Voglia di morire. Che fare? Un caso di depressione maggiore
Ho tentato il suicidio.
Sonia, un caso di Disturbo Depressivo Maggiore
Sonia mi ha contattato perchè disperata da una condizione di depressione recidivante che tra un episodio e l’altro la stava portando a perdere la vita. Il ripetersi di crisi depressive configurava nel suo caso l’emergere di una diagnosi di Disturbo Depressivo Maggiore vero e proprio che per definizione avrebbe richiesto fin da subito, tre anni prima, un intervento farmacolgico da affiancare almeno al supporto psicologico che Sonia stava già ricevendo. Purtroppo la storia di Sonia di ritardo nella diagnosi o di sottovalutazione della gravità non è così rara,anzi. Una terapia precoce a base di antidepressivi avrebbe probabilmente risparmiato a Sonia e alla sua famiglia il calvario che invece hanno dovuto passare dopo il primo tentativo di suicidio.
Quando Sonia si è convinta a scrivermi, spinta dai genitori e da una sorella molto determinata, era sull’orlo di una nuova grave crisi con intenti e idee suicidarie molto chiare e definite. Memore della prima esperienza aveva già ideato e programmato come morire “di sicuro”, come mi disse lei stessa. Il ricovero in casa di cura, in un ambiente protetto e con adeguate cure intensive le permise progressivamente di spegnere l’angoscia di morte che ormai permeava completamente la sua mente non facendole trovare più nulla per cui vivere. La terapia a base di antidepressivi endovena e l’affiancamento psicoterapico e psico-rieducativo le hanno permesso, assieme all’affetto dei suoi cari, di recuperare nel giro di un mese e di poter essere dimessa con una terapia ormai stabilizzata e un equilibrio timico conclamato.

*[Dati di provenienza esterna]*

# YannDubs/disentangling-vae

Hardware: NVIDIA H100
Metric: images/sec (higher is better)
Workload: dtype f32

## Files before the change

### disentangling-vae_b200/csrc/dv_conv_tc.cu

```cuda
#include "dv_common.cuh"
#include "dv_ptx.cuh"

namespace dv {
namespace tc {

using namespace ptx;

constexpr int kATile = 128 * 128;
constexpr int kBTap = 64 * 128;
constexpr int kBBytes = kTaps * kBTap;
constexpr int kConsumers = 8;
constexpr int kThreads = (kConsumers + 1) * 32;
constexpr int kSmemMax = 232448;

__device__ __forceinline__ void consumers_sync() { asm volatile("bar.sync 1, %0;" ::"n"(kConsumers * 32) : "memory"); }

__device__ __forceinline__ int b_lane_row(int lane) { return (lane >> 4) * 32 + (lane & 7); }
__device__ __forceinline__ int b_lane_col(int lane) { return (lane & 8) >> 1; }
__device__ __forceinline__ void load_b_tap(uint32_t tap_base, int nt, int ks, int b_row, int b_col, uint32_t (&bh)[2], uint32_t (&bl)[2]) {
  uint32_t r[4];
  ldsm_x4(tap_base + swz128(b_row + 8 * nt, 8 * ks + b_col), r);
  bh[0] = r[0]; bh[1] = r[1]; bl[0] = r[2]; bl[1] = r[3];
}

struct DownGeom {
  int B, H, W;
  int rows_per_tile;
  int num_tiles;
  long long total_px;
};
constexpr int kDownStages = 5;
struct DownBarriers {
  uint64_t raw_full[kDownStages], raw_empty[kDownStages];
  uint64_t b_full;
  float bias[32];
  float csum[kConsumers][32];
};
constexpr int kDownSmem = kBBytes + kDownStages * kATile + 1024 + 2048;
static_assert(sizeof(DownBarriers) <= 2048, "barrier block too large");
static_assert(kDownSmem <= kSmemMax, "smem");

__global__ void __launch_bounds__(kThreads, 1)
conv_down32_mma_kernel(const __grid_constant__ CUtensorMap tmap_a, const __grid_constant__ CUtensorMap tmap_b,
                       const float* __restrict__ bias, const float* __restrict__ mask, float* __restrict__ lo,
                       DownGeom g, int act, float* __restrict__ colsum_part,
                       const uint32_t* __restrict__ mask_bits, uint32_t* __restrict__ bits_out) {
  extern __shared__ uint8_t smem_raw[];
  uint8_t* smem = align1024(smem_raw);
  uint8_t* Bs = smem;
  uint8_t* Raw = smem + kBBytes;
  DownBarriers* bars = reinterpret_cast<DownBarriers*>(Raw + kDownStages * kATile);
  const int warp = threadIdx.x >> 5, lane = threadIdx.x & 31;
  if (threadIdx.x == 0) {
    for (int s = 0; s < kDownStages; ++s) { mbar_init(&bars->raw_full[s], 1); mbar_init(&bars->raw_empty[s], kConsumers); }
    mbar_init(&bars->b_full, 1);
    fence_mbar_init();
  }
  if (threadIdx.x < 32) bars->bias[threadIdx.x] = bias ? bias[threadIdx.x] : 0.f;
  __syncthreads();

  if (warp == kConsumers) {
    if (lane != 0) return;
    prefetch_tmap(&tmap_a); prefetch_tmap(&tmap_b);
    mbar_arrive_expect_tx(&bars->b_full, kBBytes);
    for (int tap = 0; tap < kTaps; ++tap) tma_load_2d(Bs + tap * kBTap, &tmap_b, &bars->b_full, 0, tap * 64);
    int stage = 0; uint32_t phase = 0;
    for (int tile = blockIdx.x; tile < g.num_tiles; tile += gridDim.x) {
      const int r0 = tile * g.rows_per_tile;
      const int b0 = r0 / g.H, i0 = r0 % g.H;
      if (tile + (int)gridDim.x < g.num_tiles) {
        const int rn = (tile + gridDim.x) * g.rows_per_tile;
        const int bn = rn / g.H, in_ = rn % g.H;
        for (int t4 = 0; t4 < 4; ++t4) tma_prefetch_4d(&tmap_a, 0, (t4 & 1), 2 * in_ + (t4 >> 1), bn);
      }
      for (int tap = 0; tap < kTaps; ++tap) {
        const int kh = tap >> 2, kw = tap & 3;
        mbar_wait(&bars->raw_empty[stage], phase ^ 1);
        mbar_arrive_expect_tx(&bars->raw_full[stage], kATile);
        tma_load_4d(Raw + stage * kATile, &tmap_a, &bars->raw_full[stage], 0, kw - 1, 2 * i0 - 1 + kh, b0);
        if (++stage == kDownStages) { stage = 0; phase ^= 1; }
      }
    }
    return;
  }

  const int gq = lane >> 2, t = lane & 3;
  const int b_row = b_lane_row(lane), b_col = b_lane_col(lane);
  const int r0 = warp * 16 + gq;
  const uint32_t bs = smem_u32(Bs), raw0 = smem_u32(Raw);
  float csum[4][2] = {};
  mbar_wait(&bars->b_full, 0);
  int stage = 0; uint32_t phase = 0;
  for (int tile = blockIdx.x; tile < g.num_tiles; tile += gridDim.x) {
    float tot[4][4] = {}, corr[4][4] = {};
    for (int tap = 0; tap < kTaps; ++tap) {
      mbar_wait(&bars->raw_full[stage], phase);
      const uint32_t a_base = raw0 + stage * kATile, b_base = bs + tap * kBTap;
      float mn[4][4] = {};
#pragma unroll
      for (int ks = 0; ks < 4; ++ks) {
        uint32_t a[4], ah[4], al[4];
        a[0] = lds32(a_base + swz128(r0, 8 * ks + t));
        a[1] = lds32(a_base + swz128(r0 + 8, 8 * ks + t));
        a[2] = lds32(a_base + swz128(r0, 8 * ks + t + 4));
        a[3] = lds32(a_base + swz128(r0 + 8, 8 * ks + t + 4));
#pragma unroll
        for (int e = 0; e < 4; ++e) split_tf32(a[e], ah[e], al[e]);
#pragma unroll
        for (int nt = 0; nt < 4; ++nt) {
          uint32_t bh[2], bl[2];
          load_b_tap(b_base, nt, ks, b_row, b_col, bh, bl);
          mma_3xtf32(mn[nt], corr[nt], ah, al, bh, bl);
        }
      }
      __syncwarp();
      if (lane == 0) mbar_arrive(&bars->raw_empty[stage]);
      if (++stage == kDownStages) { stage = 0; phase ^= 1; }
#pragma unroll
      for (int nt = 0; nt < 4; ++nt)
#pragma unroll
        for (int e = 0; e < 4; ++e) tot[nt][e] += mn[nt][e];
    }
#pragma unroll
    for (int h = 0; h < 2; ++h) {
      const long long p = (long long)tile * 128 + r0 + 8 * h;
      const bool valid = p < g.total_px;
      uint32_t mb = 0xffffffffu;
      if (mask_bits && valid) mb = __ldg(mask_bits + p);
      const float* mk = (mask && !mask_bits && valid) ? mask + p * 32 : nullptr;
      uint32_t ob = 0u;
#pragma unroll
      for (int nt = 0; nt < 4; ++nt) {
        const int c = nt * 8 + 2 * t;
        float v[2];
#pragma unroll
        for (int e = 0; e < 2; ++e) {
          float x = (tot[nt][2 * h + e] + corr[nt][2 * h + e]) + bars->bias[c + e];
          if (act == DV_ACT_RELU) x = fmaxf(x, 0.f);
          v[e] = ((mb >> (c + e)) & 1u) ? x : 0.f;
        }
        if (mk) {
          const float2 m2 = __ldg(reinterpret_cast<const float2*>(mk + c));
          v[0] = m2.x > 0.f ? v[0] : 0.f; v[1] = m2.y > 0.f ? v[1] : 0.f;
        }
        if (valid) *reinterpret_cast<float2*>(lo + p * 32 + c) = make_float2(v[0], v[1]);
        else v[0] = v[1] = 0.f;
        ob |= (v[0] > 0.f ? 1u : 0u) << c | (v[1] > 0.f ? 1u : 0u) << (c + 1);
        csum[nt][0] += v[0]; csum[nt][1] += v[1];
      }
      ob |= __shfl_xor_sync(0xffffffffu, ob, 1);
      ob |= __shfl_xor_sync(0xffffffffu, ob, 2);
      if (bits_out && valid && t == 0) bits_out[p] = ob;
    }
  }
  if (colsum_part) {
#pragma unroll
    for (int nt = 0; nt < 4; ++nt)
#pragma unroll
      for (int e = 0; e < 2; ++e) {
        float s = csum[nt][e];
        s += __shfl_xor_sync(0xffffffffu, s, 4);
        s += __shfl_xor_sync(0xffffffffu, s, 8);
        s += __shfl_xor_sync(0xffffffffu, s, 16);
        if (gq == 0) bars->csum[warp][nt * 8 + 2 * t + e] = s;
      }
    consumers_sync();
    if (warp == 0) {
      float s = 0.f;
      for (int w = 0; w < kConsumers; ++w) s += bars->csum[w][lane];
      colsum_part[blockIdx.x * 32 + lane] = s;
    }
  }
}
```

Da allora Sonia si è affidata per il monitoraggio della farmacoterapia che ancora oggi segue come profilassi di un nuova ricaduta depressiva, assieme alla psicoterapia con la sua vecchia psicologa. Sonia pare in grado oggi di poter intravvedere un futuro diverso, non di morte.
Il materiale qui presentato è ispirato a fatti e personaggi legati all’attività clinica dell’autore che ne ha modificato i dettagli e ogni elemento che permettesse un riconoscimento a tutela e protezione della privacy dei pazienti. In ogni caso quanto riportato, per specificità della casistica esaminata e la non generalizzabilità delle indicazioni, non può in alcun modo considerarsi sostitutivo di una valutazione medica personale.